Avec les Coréens, on est retournés dans le petit coin secret - qui n'est donc plus secret. Pendant la balade, Wudong, qui aimerait visiter la Belgique, m'a demandé avec insistance en Korchinglish : "Mali, Belugie you mei you shhhhhhht ?" en mettant ses deux mains sur son bas-ventre. Il a répété sa question une dizaine de fois ; c'était très rigolo mais incompréhensible. Finalement, il a pris le dictionnaire et on a fini par comprendre qu'il aurait aimé voir le Mannekenpis. Quelle belle image a la Belgique à l'étranger !

Après on est rentrés, on a pris une photo de groupe avec un monsieur qui criait très fort pour qu'on s'asseye dans l'ordre et qui me faisait un peu peur, puis on a assisté à la remise des prix. Le gagnant est Lee Hangsoon ; sur les trois premiers deux sont Coréens. Moi, je suis 110ième.

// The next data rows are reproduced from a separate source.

template <class F>
void run_threads(int nth, F work) {
  if (nth <= 1) { work(0); return; }
  std::vector<std::thread> pool;
  int started = 0;
  try {
    for (; started < nth; ++started) pool.emplace_back(work, started);
  } catch (...) {
  }
  for (int tix = started; tix < nth; ++tix) work(tix);
  for (auto& th : pool) th.join();
}
// ... 1025 lines not shown
                          c->D.kc_ij && a0.ymode == 2 && a0.ysc && c->D.fam_maxterms <= FAMT_TCAP / 2 &&
                          c->D.cnnz <= (int64_t)4 * c->S.nsn * std::max<int64_t>(1, c->D.m);
  if (groups_on || fgroups_on) a0.chskip = groups_on && fgroups_on ? c->D.both_skip : (groups_on ? c->D.lfsp_skip : c->D.famt_skip);
  c->fz_live = false;
  {
    static int fzenv = -1;
    if (fzenv < 0) { const char* e = sw_str("SMCP_FZ"); fzenv = (e && e[0] == '0') ? 0 : 1; }
    bool want = fzenv && sparse && (set == 0 || (set == 1 && c->fz_set1_ok)) && lev_lo == 0 && lev_hi < 0 && !fgroups_on && c->D.fz_ok && !famt_disabled() && !fam2_disabled() &&
                c->D.lg_request && c->D.kc_ij && a0.ymode == 2 && a0.ysc && famt_terms_ok(c->D) &&
                c->D.cnnz <= (int64_t)4 * c->S.nsn * std::max<int64_t>(1, c->D.m) && !use_generic(c) && use_large() && c->D.gp_tptr;
    int famlevels = 0, nofill = 0;
    if (want) {
      for (int64_t l = 0; l < c->S.nlev; ++l)
        for_level_classes(c, l, a0, [&](bool lds, MfmaArgs a, int cnt, size_t, int) {
          if (lds && a.nS > 0 && a.level > 0) ++famlevels;
          if (!lds && (size_t)a.level < c->fz_levels.size() && c->fz_levels[(size_t)a.level] && !(a.nchmax > 0 && lf_assemble_fills(c, a, cnt, nrhs, true))) { want = false; ++nofill; }
        }, set);
      if (famlevels != 1) want = false;
    }
    if (want) { a0.fz_on = 1; a0.fz_no = c->D.fz_no; }
    static int occ = -1;
    if (occ < 0) occ = sw_on("SMCP_OCC", 0);
    if (occ && sparse)
      fprintf(stderr, "fz: want %d famlevels %d nofill %d nlev %d (env %d set %d lev %d..%d fgroups %d fz_ok %d famt_off %d fam2_off %d lg_request %d kc_ij %d ymode %d ysc %d maxterms %d cnnz %lld nsn %lld m %lld generic %d nrhs %d)\n",
              (int)want, famlevels, nofill, (int)c->S.nlev, fzenv, set, (int)lev_lo, (int)lev_hi, (int)fgroups_on, (int)c->D.fz_ok, (int)famt_disabled(), (int)fam2_disabled(), (int)c->D.lg_request,
              c->D.kc_ij != nullptr, a0.ymode, a0.ysc != nullptr, (int)c->D.fam_maxterms, (long long)c->D.cnnz, (long long)c->S.nsn, (long long)c->D.m, (int)use_generic(c), nrhs);
  }
  auto dense_input_on = [&](MfmaArgs& a, int cnt, double* Ub, int nr, hipStream_t s) {
    if (!sparse) return;
    for (int r0 = 0; r0 < nr; r0 += 65535) {
      MfmaArgs af = a;
      af.kc_j0 = a.kc_j0 + r0;
      const int64_t pan = (int64_t)(a.nnmax + a.namax) * a.nnmax;
      const int nz = (int)std::max<int64_t>(1, std::min<int64_t>(std::min<int64_t>(a.nnmax, 64), pan / 16384));
      launch(c, KID_scatter_constraints, k_panel_fill, dim3(cnt, std::min(65535, nr - r0), nz), dim3(256), s, af, Ub + (int64_t)r0 * ldu, ldu);
    }
    a.kc_ptr = nullptr;
  };
  auto dense_input = [&](MfmaArgs& a, int cnt) { dense_input_on(a, cnt, U, nrhs, st); };
  for (int64_t l = lev_lo; l < (lev_hi < 0 ? c->S.nlev : lev_hi); ++l) {
    for_level_classes(c, l, a0, [&](bool lds, MfmaArgs a, int cnt, size_t bytes, int thr) {
      static int fam_minrhs = -1;
      if (fam_minrhs < 0) { const char* e = sw_str("SMCP_FAM_MINRHS"); fam_minrhs = e ? atoi(e) : 1; }
      if (lds && a.nS > 0 && (sparse || nrhs >= fam_minrhs)) {
        const int nS = a.nS;
        a.nS = 0;
        if (a.level > 0) {
          MfmaArgs af = a;
          af.t.lev = a.t.lev + (cnt - nS);
          if (fgroups_on && (size_t)l < c->famt_grp.size() && c->famt_grp[(size_t)l].ngroups > 0) {
            af.grp_ptr = c->famt_grp[(size_t)l].ptr; af.grp_list = c->famt_grp[(size_t)l].list; af.famt_ngrp = c->famt_grp[(size_t)l].ngroups;
          }
          if (!try_fam(c, af, nS, nrhs, U, ldu, st)) {
            fprintf(stderr, "smcp_amd: family kernel not launchable (LDS budget or attribute)\n");
            if (!c->launch_err) c->launch_err = -1;
          }
        }
        cnt -= nS;
        if (cnt == 0) return;
      }
      int g = rhs_groups(cnt, nrhs, lds ? 2048 : 1024);
      if (lds) {
        hipStream_t ls = st;
        static int oldk = -1;
        if (oldk < 0) { const char* e = sw_str("SMCP_OLDLDS"); oldk = (e && e[0] == '1') ? 1 : 0; }
        size_t pbytes = (size_t)pad_layout(a.nnmax, a.namax, a.nchmax, a.panmax, a.pkmax, a.plansum).total * sizeof(double);
        if (!oldk && try_n16(c, a, cnt, nrhs, U, ldu, ls)) {
        } else if (!oldk && pbytes <= LDS_LIMIT) {
          dense_input_on(a, cnt, U, nrhs, ls);
          launch_lds(c, KID_hess_up_pad, k_hess_up_pad, dim3(cnt, g), dim3(pbytes > 48 * 1024 ? 512 : 256), pbytes, ls, a, U, ldu);
        } else {
          dense_input_on(a, cnt, U, nrhs, ls);
          launch_lds(c, KID_hess_up_mfma, k_hess_up_mfma<true>, dim3(cnt, g), dim3(thr), bytes, ls, a, U, ldu);
        }
      } else if (use_large() && c->D.gp_tptr) {
        {
          const csp_ctx::LfspGroups* grp = groups_on && (size_t)l < c->lfsp_grp.size() && c->lfsp_grp[(size_t)l].ngroups > 0 ? &c->lfsp_grp[(size_t)l] : nullptr;
          if (sparse && try_lfsp(c, a, cnt, nrhs, U, ldu, st, grp)) return;
          if (grp) {
            fprintf(stderr, "smcp_amd: sparse-input sweep of a grouped level not launchable\n");
            if (!c->launch_err) c->launch_err = -1;
          }
        }
        static int split_min = -1;
        if (split_min < 0) { const char* e = sw_str("SMCP_RHS_SPLIT"); split_min = e ? atoi(e) : 16; }
        static int parts = -1;
        if (parts < 0) { const char* e = sw_str("SMCP_RHS_PARTS"); parts = (e && e[0] == '3') ? 3 : 2; }
        const int ncu_split = c->D.ncu;
        static int dynsplit = -1;
        if (dynsplit < 0) { const char* e = sw_str("SMCP_ALDS_DYN"); const char* f = sw_str("SMCP_RHS_SPLIT_DYN"); dynsplit = ((e && e[0] == '0') || (f && f[0] == '1')) ? 1 : 0; }
        if (dynsplit && split_min > 0 && a.nchmax > 0 && nrhs >= split_min && (int64_t)cnt * nrhs > ncu_split && Fork::enabled()) {
          auto part = [&](int r0, int nr, hipStream_t s) {
            MfmaArgs ap = a;
            ap.nrhs = nr;
            ap.t.upd += (int64_t)r0 * a.t.updlen;
            ap.t.updp += (int64_t)r0 * a.t.updplen;
            ap.t.tmp += (int64_t)r0 * a.t.tmplen;
            ap.kc_j0 = a.kc_j0 + r0;
            dense_input_on(ap, cnt, U + (int64_t)r0 * ldu, nr, s);
            lf_up(c, ap, cnt, nr, U + (int64_t)r0 * ldu, ldu, s);
          };
          if (parts == 3 && nrhs >= 3) {
            const int h1 = nrhs / 3, h2 = (2 * nrhs) / 3;
            Fork f0(c, st, 0);
            part(h2, nrhs - h2, f0.s);
            Fork f1(c, st, 1);
            part(h1, h2 - h1, f1.s);
            part(0, h1, st);
            return;
          }
          const int h = nrhs / 2;
          Fork f(c, st, 0);
          part(h, nrhs - h, f.s);
          part(0, h, st);
          return;
        }
        static int zsp = -1;
        if (zsp < 0) { const char* e = sw_str("SMCP_ZSP"); zsp = (e && e[0] == '0') ? 0 : 1; }
        if (zsp && sparse && c->D.kc_sorted && a.nchmax == 0 && a.namax == 0 && lf_sym_split(a.nnmin) && a.nnmax <= LF_ZSP_MAXNN) {
          const int ntN = tiles64(a.nnmax);
          launch_lds(c, KID_lf_zsp, k_lf_zsp, dim3(a.nnmax, cnt, nrhs), dim3(256), (size_t)a.nnmax * sizeof(double), st, a, U, ldu);
          LAUNCH_PD(c, KID_lf_up2, k_lf_up2, dim3(umax1(ntN * (ntN + 1) / 2), cnt, nrhs), dim3(256), st, a, U, ldu);
          return;
        }
        const bool fzlev = c->fz_live && (size_t)a.level < c->fz_levels.size() && c->fz_levels[(size_t)a.level];
        if (sparse && a.nchmax > 0 && lf_assemble_fills(c, a, cnt, nrhs, fzlev)) {
          lf_up(c, a, cnt, nrhs, U, ldu, st, true);
          return;
        }
        dense_input(a, cnt);
        if (yroot && a.namax == 0 && a.nnmax <= ROOT_FUSED_MAXNN && root_fused()) {
          if (a.nchmax > 0) lf_assemble(c, a, cnt, nrhs, U, ldu, 0, st, true);
          const int ntN = tiles64(a.nnmax);
          LAUNCH_PD(c, KID_lf_up1, k_lf_root1, dim3(umax1(ntN * ntN), cnt, nrhs), dim3(256), st, a, U, ldu, yroot);
          return;
        }
        lf_up(c, a, cnt, nrhs, U, ldu, st);
      }
      else { dense_input(a, cnt); launch_lds(c, KID_hess_up_mfma_hbm, k_hess_up_mfma<false>, dim3(cnt, nrhs), dim3(thr), 0, st, a, U, ldu); }
    }, set);
  }
}
void gather_set(csp_ctx* c, int set, const double* x, int64_t ldx, int nrhs, double* updbase, hipStream_t st) {
  TreeArgs a = tree_args(c);
  const LevelSet& LS = c->sets[set];
  for (int64_t l = c->S.nlev - 1; l >= 0; --l) {
    const LevelClass& L = LS.lvl[l];
    const int cnt = (int)(L.nI + L.nII);
    if (!cnt) continue;
    a.lev = LS.lev2 + LS.off[l];
    launch(c, KID_gather_level, k_gather_level, dim3(cnt, nrhs, gather_parts(std::max(L.namaxI, L.namaxII), (int64_t)cnt * nrhs, c->D.ncu)), dim3(NT), st, a, x, ldx, updbase);
  }
}
void hess_down_fast(csp_ctx* c, double* U, int nrhs, int64_t ldu, const double* ysc, int ymode, hipStream_t st, int set = 0,
                    const double* yroot = nullptr) {
  MfmaArgs a0 = mfma_args(c, ysc, ymode, nrhs);
  for (int64_t l = c->S.nlev - 1; l >= 0; --l)
    for_level_classes(c, l, a0, [&](bool lds, MfmaArgs a, int cnt, size_t bytes, int thr) {
      int g = rhs_groups(cnt, nrhs, lds ? 2048 : 1024);
      if (lds) {
        static int dw = -1;
        if (dw < 0) { const char* e = sw_str("SMCP_DOWN_W"); dw = (e && e[0] == '0') ? 0 : 1; }
        if (dw && ymode == 0 && a.nnmax <= 16 && a.namax <= 64 && a.nnmax >= 1) {
          const int gw = rhs_groups((cnt + 3) / 4, nrhs, 4096);
          const dim3 grid((cnt + 3) / 4, gw), blk(256);
          switch ((std::max(a.namax, 1) + 15) / 16) {
            case 1: launch(c, KID_hess_down_mfma, k_hess_down_w<1>, grid, blk, st, a, U, ldu, cnt); break;
            case 2: launch(c, KID_hess_down_mfma, k_hess_down_w<2>, grid, blk, st, a, U, ldu, cnt); break;
            case 3: launch(c, KID_hess_down_mfma, k_hess_down_w<3>, grid, blk, st, a, U, ldu, cnt); break;
            default: launch(c, KID_hess_down_mfma, k_hess_down_w<4>, grid, blk, st, a, U, ldu, cnt); break;
          }
        } else
        if (ymode == 0) {
          const size_t b0 = (size_t)mfma_lds_doubles_for(WK_DOWN0, a.nnmax, a.namax) * sizeof(double);
          launch_lds(c, KID_hess_down_mfma, k_hess_down_mfma<true, WK_DOWN0>, dim3(cnt, g), dim3(b0 > 48 * 1024 ? 512 : 256), b0, st, a, U, ldu);
        } else
        launch_lds(c, KID_hess_down_mfma, k_hess_down_mfma<true>, dim3(cnt, g), dim3(thr), bytes, st, a, U, ldu);
      }
      else if (use_large() && yroot && a.namax == 0 && a.nnmax <= ROOT_FUSED_MAXNN && root_fused() && c->D.gp_tptr) {
        const int ntN = tiles64(a.nnmax);
        LAUNCH_PD(c, KID_lf_down3, k_lf_root2, dim3(umax1(ntN * (ntN + 1) / 2), cnt, nrhs), dim3(256), st, a, U, ldu, yroot);
      }
      else if (use_large() && (ymode == 0 || ymode == 3 || ymode == 2)) {
        if (ymode && a.namax) {
          const int mtA = tiles64(a.namax), ntN = tiles64(a.nnmax);
          LAUNCH_PD(c, KID_lf_ri_an, k_lf_ri_an, dim3(umax1(mtA * ntN), cnt, nrhs), dim3(256), st, a, U, ldu, ymode == 2 ? 1 : 0);
          launch(c, KID_lf_copy_an, k_lf_copy_an, dim3(umax1(std::min(64, (a.namax * a.nnmax + 255) / 256)), cnt, nrhs), dim3(256), st, a, U, ldu, 0);
        }
        MfmaArgs a2 = a;
        a2.ymode = 0; a2.ysc = nullptr;
        lf_down(c, a2, cnt, nrhs, U, ldu, st);
      }
      else launch_lds(c, KID_hess_down_mfma_hbm, k_hess_down_mfma<false>, dim3(cnt, nrhs), dim3(thr), 0, st, a, U, ldu);
    }, set);
}
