__device__ __forceinline__ void mean_shift_pk_rgb_quad(const f2 (&ra)[3], const f2 (&rb)[3], const f2 (&rbar)[3], f2 kq,
                                                       f2 (&Pa)[3], f2 (&Pb)[3], f2& Ka, f2& Kb)
{
    const f2 one = {1.0f, 1.0f};
    f2 da0, da1, da2, db0, db1, db2, ta0, ta1, ta2, tb0, tb1, tb2;
    asm("v_pk_add_f32 %[da0], %[ra0], %[m0] neg_lo:[0,1] neg_hi:[0,1]\n\t"
        "v_pk_add_f32 %[da1], %[ra1], %[m1] neg_lo:[0,1] neg_hi:[0,1]\n\t"
        "v_pk_add_f32 %[da2], %[ra2], %[m2] neg_lo:[0,1] neg_hi:[0,1]\n\t"
        "v_pk_add_f32 %[db0], %[rb0], %[m0] neg_lo:[0,1] neg_hi:[0,1]\n\t"
        "v_pk_add_f32 %[db1], %[rb1], %[m1] neg_lo:[0,1] neg_hi:[0,1]\n\t"
        "v_pk_add_f32 %[db2], %[rb2], %[m2] neg_lo:[0,1] neg_hi:[0,1]\n\t"
        "v_pk_mul_f32 %[ta0], %[kq], %[da0]\n\t"
        "v_pk_mul_f32 %[ta1], %[kq], %[da1]\n\t"
        "v_pk_mul_f32 %[ta2], %[kq], %[da2]\n\t"
        "v_pk_mul_f32 %[tb0], %[kq], %[db0]\n\t"
        "v_pk_mul_f32 %[tb1], %[kq], %[db1]\n\t"
        "v_pk_mul_f32 %[tb2], %[kq], %[db2]\n\t"
        "v_pk_mul_f32 %[da0], %[da0], %[ta0]\n\t"
        "v_pk_mul_f32 %[da2], %[da2], %[ta2]\n\t"
        "v_pk_mul_f32 %[db0], %[db0], %[tb0]\n\t"
        "v_pk_mul_f32 %[db2], %[db2], %[tb2]\n\t"
        "v_pk_mul_f32 %[da1], %[da1], %[ta1]\n\t"
        "v_pk_mul_f32 %[db1], %[db1], %[tb1]\n\t"
        "v_pk_add_f32 %[da0], %[da0], %[da2]\n\t"
        "v_pk_add_f32 %[db0], %[db0], %[db2]\n\t"
        "v_pk_add_f32 %[da0], %[da0], %[da1]\n\t"
        "v_pk_add_f32 %[db0], %[db0], %[db1]\n\t"
        "v_pk_add_f32 %[ka], %[one], %[da0] neg_lo:[0,1] neg_hi:[0,1] clamp\n\t"
        "v_pk_add_f32 %[kb], %[one], %[db0] neg_lo:[0,1] neg_hi:[0,1] clamp\n\t"
        "v_pk_mul_f32 %[ta0], %[ra0], %[ka]\n\t"
        "v_pk_mul_f32 %[ta1], %[ra1], %[ka]\n\t"
        "v_pk_mul_f32 %[ta2], %[ra2], %[ka]\n\t"
        "v_pk_mul_f32 %[tb0], %[rb0], %[kb]\n\t"
        "v_pk_mul_f32 %[tb1], %[rb1], %[kb]\n\t"
        "v_pk_mul_f32 %[tb2], %[rb2], %[kb]"
        : [da0] "=&v"(da0), [da1] "=&v"(da1), [da2] "=&v"(da2), [db0] "=&v"(db0), [db1] "=&v"(db1), [db2] "=&v"(db2),
          [ta0] "=&v"(ta0), [ta1] "=&v"(ta1), [ta2] "=&v"(ta2), [tb0] "=&v"(tb0), [tb1] "=&v"(tb1), [tb2] "=&v"(tb2),
          [ka] "=&v"(Ka), [kb] "=&v"(Kb)
        : [ra0] "v"(ra[0]), [ra1] "v"(ra[1]), [ra2] "v"(ra[2]), [rb0] "v"(rb[0]), [rb1] "v"(rb[1]), [rb2] "v"(rb[2]),
          [m0] "v"(rbar[0]), [m1] "v"(rbar[1]), [m2] "v"(rbar[2]), [kq] "v"(kq), [one] "v"(one));
    Pa[0] = ta0;
    Pa[1] = ta1;
    Pa[2] = ta2;
    Pb[0] = tb0;
    Pb[1] = tb1;
    Pb[2] = tb2;
}

__device__ __forceinline__ void mean_shift_group4(float r0, float r1, float r2, float r3, float rbar, float k1,
                                                  float& A, float& B)
{
    float t0, t1, t2, t3, u0, u1, u2, u3;
    asm("v_sub_f32 %2, %10, %14\n\t"
        "v_sub_f32 %3, %11, %14\n\t"
        "v_sub_f32 %4, %12, %14\n\t"
        "v_sub_f32 %5, %13, %14\n\t"
        "v_mul_f32 %6, %15, %2\n\t"
        "v_mul_f32 %7, %15, %3\n\t"
        "v_mul_f32 %8, %15, %4\n\t"
        "v_mul_f32 %9, %15, %5\n\t"
        "v_mul_f32 %2, %2, %6\n\t"
        "v_mul_f32 %3, %3, %7\n\t"
        "v_mul_f32 %4, %4, %8\n\t"
        "v_mul_f32 %5, %5, %9\n\t"
        "v_sub_f32_e64 %2, 1.0, %2 clamp\n\t"
        "v_sub_f32_e64 %3, 1.0, %3 clamp\n\t"
        "v_sub_f32_e64 %4, 1.0, %4 clamp\n\t"
        "v_sub_f32_e64 %5, 1.0, %5 clamp\n\t"
        "v_mul_f32 %6, %10, %2\n\t"
        "v_mul_f32 %7, %11, %3\n\t"
        "v_mul_f32 %8, %12, %4\n\t"
        "v_mul_f32 %9, %13, %5\n\t"
        "v_add_f32 %0, %0, %6\n\t"
        "v_add_f32 %1, %1, %2\n\t"
        "v_add_f32 %0, %0, %7\n\t"
        "v_add_f32 %1, %1, %3\n\t"
        "v_add_f32 %0, %0, %8\n\t"
        "v_add_f32 %1, %1, %4\n\t"
        "v_add_f32 %0, %0, %9\n\t"
        "v_add_f32 %1, %1, %5"
        : "+v"(A), "+v"(B), "=&v"(t0), "=&v"(t1), "=&v"(t2), "=&v"(t3), "=&v"(u0), "=&v"(u1), "=&v"(u2), "=&v"(u3)
        : "v"(r0), "v"(r1), "v"(r2), "v"(r3), "v"(rbar), "s"(k1));
}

Après, on a un très long repas. On doit trinquer beaucoup beaucoup de fois. Etourdie par l'alcool de riz, je mange des trucs bizarres comme des scampis au melon tiède, du poulet farci aux aubergines et aromatisés à la brioche, ou encore des baozi au boeuf et à la vanille. Ca me change de mon régime riz blanc-chou de Shanghai. Les Coréens sortent comme d'habitude leur paquet de kimchi, une sorte d'algue séchée qui accompagne tous leurs repas.

Les Coréens se sont donné rendez-vous à 21h dans la chambre des gars de Macao. Pour faire passer le temps, Wudong me montre des parties de Go et on joue même à une partie à égalité. Bon, il me souffle tous les coups, mais je gagne ! Les Coréens me font beaucoup rire avec leur manière de commenter en Korchinglish "koot, koot, not koot, kuai kuai !" et  d'ajouter des mots qu'on ne comprend pas.

Puis ils vont jouer aux cartes dans le hall où il y a beaucoup de monde. Wudong joue avec quelqu'un qui parie son ordi portable. Comme Wudong a rien à parier, il se retourne, tombe sur une jolie professionnelle qui passait par là, prend son chapeau et le pose sur la table. Finalement, on remplace le chapeau par d'infâmes biscuits au crabe et aux algues dont les Coréens raffolent.

A 21h donc, on se retrouve dans la chambre des gars de Macao. On est neuf en tout : un Japonais, trois Coréens, trois Macaoiens (?), un Chinois et une Belge. Ils se répartissent en deux équipes et moi, je les regarde, fascinée. Le niveau est très élevé.